__global__ __launch_bounds__(kThreads, 3) void gin_wgrad_kernel(WgradArgs a)
{
    TRAIN_STEP_WAVE_PRIORITY();
    __shared__ float S[H * H];
    __shared__ float Cx[2 * H];
    const int jid = (int)blockIdx.y;
    const WgradJob &jb = a.job[jid];
    const int tid = (int)threadIdx.x, lane = lane_id(), wv = tid >> 6, j = lane & 15, q = lane >> 4;
    __shared__ float Sb[4 * H];
    const bool act = jb.bn.weight != nullptr;
    const bool fast = act && jb.bn.totals != nullptr;
    const int cc = tid & (H - 1);
    const double *tp = fast ? jb.bn.totals : (const double *)a.slabs;
    const float *wp = fast ? jb.bn.weight : a.slabs, *bp = fast ? jb.bn.bias : a.slabs;
    const CoefReq cr = {tp[cc], tp[H + cc], wp[cc], bp[cc]};
    const int rcap = jb.rows_fixed > 0 ? jb.rows_fixed : a.cap;
    f32x4 acc[4][4];
    float bsum[4] = {0.f, 0.f, 0.f, 0.f};
#pragma unroll
    for (int ob = 0; ob < 4; ++ob)
#pragma unroll
        for (int kb = 0; kb < 4; ++kb) { f32x4 z = {0.f, 0.f, 0.f, 0.f}; acc[ob][kb] = z; }
    float av[4][4], xv[4][4];
    const bool xdouble = jb.Xd != nullptr;
    auto fetch = [&](int tile0, float (&A)[4][4], float (&X)[4][4]) {
        int64_t off[4];
#pragma unroll
        for (int s = 0; s < 4; ++s) {
            const int row = tile0 + 16 * wv + 4 * s + q;
            off[s] = (int64_t)cap_row(row, rcap) * H + j;
#pragma unroll
            for (int k = 0; k < 4; ++k) A[s][k] = jb.dZ[off[s] + 16 * k];
        }
        if (xdouble) {
#pragma unroll
            for (int h = 0; h < 4; h += 2) {
                double xd[2][4];
#pragma unroll
                for (int s = 0; s < 2; ++s)
#pragma unroll
                    for (int k = 0; k < 4; ++k) xd[s][k] = jb.Xd[off[h + s] + 16 * k];
#pragma unroll
                for (int s = 0; s < 2; ++s)
#pragma unroll
                    for (int k = 0; k < 4; ++k) X[h + s][k] = (float)xd[s][k];
            }
        } else {
#pragma unroll
            for (int s = 0; s < 4; ++s)
#pragma unroll
                for (int k = 0; k < 4; ++k) X[s][k] = jb.X[off[s] + 16 * k];
        }
    };
    auto mask_tile = [&](int tile0, int N, float (&A)[4][4], float (&X)[4][4]) {
#pragma unroll
        for (int s = 0; s < 4; ++s) {
            const bool in = tile0 + 16 * wv + 4 * s + q < N;
#pragma unroll
            for (int k = 0; k < 4; ++k) { A[s][k] = in ? A[s][k] : 0.f; X[s][k] = in ? X[s][k] : 0.f; }
        }
    };
    const int tf = first_tile();
    fetch(tf * kTile, av, xv);
    const int Nn = a.node_off[a.B];
    SCHED_FENCE();
    const int N = jb.rows_fixed > 0 ? jb.rows_fixed : Nn;
    TileWalk tw(N);
    if (tid < H) {
        float sc = 1.f, sh = 0.f;
        if (fast) {
            const double mean = cr.s1 / (double)Nn;
            double var = cr.s2 / (double)Nn - mean * mean;
            if (var < 0.0) var = 0.0;
            const double rstd = 1.0 / sqrt(var + (double)a.eps);
            sc = (float)((double)cr.gamma * rstd);
            sh = (float)((double)cr.beta - mean * (double)cr.gamma * rstd);
        } else if (act) {
            bn_scale_shift(jb.bn, tid, (double)Nn, a.eps, 1, sc, sh);
        }
        Cx[tid] = sc;
        Cx[H + tid] = sh;
    }
    __syncthreads();
    float xs[4], xh[4];
#pragma unroll
    for (int kb = 0; kb < 4; ++kb) { xs[kb] = Cx[16 * kb + j]; xh[kb] = Cx[H + 16 * kb + j]; }
    for (; tw.ti < tw.tend; tw.ti += tw.step) {
        const int tile0 = tw.ti * kTile;
        float an[4][4], xn[4][4];
        const bool more = tw.ti + tw.step < tw.tend;
        if (more) fetch((tw.ti + tw.step) * kTile, an, xn);
        mask_tile(tile0, N, av, xv);
#pragma unroll
        for (int s = 0; s < 4; ++s) {
            const int row = tile0 + 16 * wv + 4 * s + q;
            float bv[4];
#pragma unroll
            for (int k = 0; k < 4; ++k) {
                bsum[k] += av[s][k];
                bv[k] = act ? (row < N ? fmaxf(fmaf(xv[s][k], xs[k], xh[k]), 0.f) : 0.f) : xv[s][k];
            }
#pragma unroll
            for (int ob = 0; ob < 4; ++ob)
#pragma unroll
                for (int kb = 0; kb < 4; ++kb) acc[ob][kb] = mfma_16x16x4_f32(av[s][ob], bv[kb], acc[ob][kb]);
        }
        if (more) {
#pragma unroll
            for (int s = 0; s < 4; ++s)
#pragma unroll
                for (int k = 0; k < 4; ++k) { av[s][k] = an[s][k]; xv[s][k] = xn[s][k]; }
        }
    }
    for (int w = 0; w < 4; ++w) {
        if (wv == w) {
#pragma unroll
            for (int ob = 0; ob < 4; ++ob)
#pragma unroll
                for (int kb = 0; kb < 4; ++kb)
#pragma unroll
                    for (int r = 0; r < 4; ++r) {
                        const int o = 16 * ob + 4 * q + r, k = 16 * kb + j;
                        S[o * H + k] = (w == 0 ? 0.f : S[o * H + k]) + acc[ob][kb][r];
                    }
        }
        __syncthreads();
    }
    float *slab = a.slabs + ((int64_t)jid * kWgChunks + blockIdx.x) * H * H;
    for (int i = tid; i < H * H; i += kThreads) slab[i] = S[i];
#pragma unroll
    for (int k = 0; k < 4; ++k) {
        bsum[k] += wave_shfl_xor(bsum[k], 16);
        bsum[k] += wave_shfl_xor(bsum[k], 32);
        if (q == 0) Sb[wv * H + 16 * k + j] = bsum[k];
    }
    __syncthreads();
    if (tid < H)
        a.bias_slabs[((int64_t)jid * kWgChunks + blockIdx.x) * H + tid] =
            (Sb[tid] + Sb[H + tid]) + (Sb[2 * H + tid] + Sb[3 * H + tid]);
}
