# Mingqj/OcRFDet

Hardware: AMD Instinct MI355X
Metric: BEV voxels/sec + rendered views/sec, 6-cam 256x704 (higher is better)
Workload: dtype f32

## Files before the change

include/ocrf_hip.h:

```cpp
#ifndef OCRF_HIP_H
#define OCRF_HIP_H

#include <stddef.h>
#include <stdint.h>

#ifdef __cplusplus
extern "C" {
#endif

typedef void *ocrf_stream_t;

const char *ocrf_version(void);


void bev_pool_v2(int c, int n_intervals, const float *depth, const float *feat,
                 const int *ranks_depth, const int *ranks_feat, const int *ranks_bev,
                 const int *interval_starts, const int *interval_lengths, float *out);

void bev_pool_v2_grad(int c, int n_intervals, const float *out_grad, const float *depth,
                      const float *feat, const int *ranks_depth, const int *ranks_feat,
                      const int *ranks_bev, const int *interval_starts,
                      const int *interval_lengths, float *depth_grad, float *feat_grad);

int ocrf_bev_pool_v2(int c, int n_intervals, int n_points, long n_voxels, const float *depth, const float *feat,
// ... 166 lines not shown
                             float *heatmap, float *anno_box, long long *ind, unsigned char *mask, float *counts,
                             void *workspace, size_t workspace_bytes, ocrf_stream_t stream);
size_t ocrf_center_head_heatmap_loss_workspace_bytes(int B, int T, const int *ncls, int HW);
int ocrf_center_head_heatmap_loss(int B, int T, const int *ncls, int HW, const float *const *logits,
                                  const float *heatmap, const float *counts, float loss_weight, float *const *clipped,
                                  float *out, float *dens, void *workspace, size_t workspace_bytes,
                                  ocrf_stream_t stream);
int ocrf_center_head_heatmap_loss_backward(int B, int T, const int *ncls, int HW, const float *const *logits,
                                           const float *heatmap, const float *dens, const float *grad_out,
                                           float loss_weight, float *const *grad_logits, ocrf_stream_t stream);
size_t ocrf_center_head_reg_loss_workspace_bytes(int B, int T);
int ocrf_center_head_reg_loss(int B, int T, int HW, int max_objs, int with_velocity, const float *const *heads,
                              const float *anno_box, const long long *ind, const unsigned char *mask,
                              const float *code_weights, const float *counts, float loss_weight, float *out,
                              float *dens, void *workspace, size_t workspace_bytes, ocrf_stream_t stream);
int ocrf_center_head_reg_loss_backward(int B, int T, int HW, int max_objs, int with_velocity,
                                       const float *const *heads, const float *anno_box, const long long *ind,
                                       const unsigned char *mask, const float *code_weights, const float *dens,
                                       const float *grad_out, float loss_weight, float *const *grad_heads,
                                       ocrf_stream_t stream);

#define OCRF_CD_MAX_TASKS 8
#define OCRF_CD_MAX_CLASSES 8
#define OCRF_CD_MAX_NUM 1024
size_t ocrf_center_decode_workspace_bytes(int B, int T, int max_num, int post_max_size);
int ocrf_center_decode(int B, int T, const int *ncls, int H, int W, const float *const *heads, int with_velocity,
                       int norm_bbox, int max_num, int pre_max_size, int post_max_size, float out_size_factor,
                       const float *voxel_size, const float *pc_range, int has_coder_score_threshold,
                       float coder_score_threshold, const float *post_center_range, int has_score_threshold,
                       float score_threshold, const float *post_center_limit_range, const int *nms_circle,
                       const double *nms_threshold, const float *rescale_factor, float *boxes, float *scores,
                       int *labels, int *counts, void *workspace, size_t workspace_bytes, ocrf_stream_t stream);

int ocrf_lss_prepare(int B, int N, int D, int H, int W, const float *frustum, const float *cams,
                     const float *grid_lower_host, const float *grid_interval_host, int gx, int gy, int gz,
                     int *ranks_bev, int *ranks_depth, int *ranks_feat, int *interval_starts,
                     int *interval_lengths, int *counts, void *workspace, size_t workspace_bytes,
                     ocrf_stream_t stream);
size_t ocrf_lss_prepare_workspace_bytes(int B, int N, int D, int H, int W, int gx, int gy, int gz);
int ocrf_ht_prepare(int B, int N, int Z, int n_pillars, int Wf, int Hf, int D, const float *ref_points,
                    const float *cams, const float *pc_range_host, float w_in, float h_in, float depth0,
                    float depth1, int *ranks_bev, int *ranks_depth, int *ranks_feat, int *interval_starts,
                    int *interval_lengths, int *counts, void *workspace, size_t workspace_bytes,
                    ocrf_stream_t stream);
size_t ocrf_ht_prepare_workspace_bytes(int B, int n_pillars);

int ocrf_geometry_blocks(int B, int N, const float *rots, const float *trans, const float *intrins,
                         const float *post_rots, const float *post_trans, const float *bda, const float *c2w,
                         int H_in, int W_in, float znear, float zfar, float *lss_block, float *ht_block,
                         float *camera_rows, ocrf_stream_t stream);
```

Description of the task »
Among the entries above, copy exactly only the lines starting with the one containing "for (int r = 0;" and going through the one containing "float *slab = a.slabs", both ends included.

Output of the task »
                    for (int r = 0; r < 4; ++r) {
                        const int o = 16 * ob + 4 * q + r, k = 16 * kb + j;
                        S[o * H + k] = (w == 0 ? 0.f : S[o * H + k]) + acc[ob][kb][r];
                    }
        }
        __syncthreads();
    }
    float *slab = a.slabs + ((int64_t)jid * kWgChunks + blockIdx.x) * H * H;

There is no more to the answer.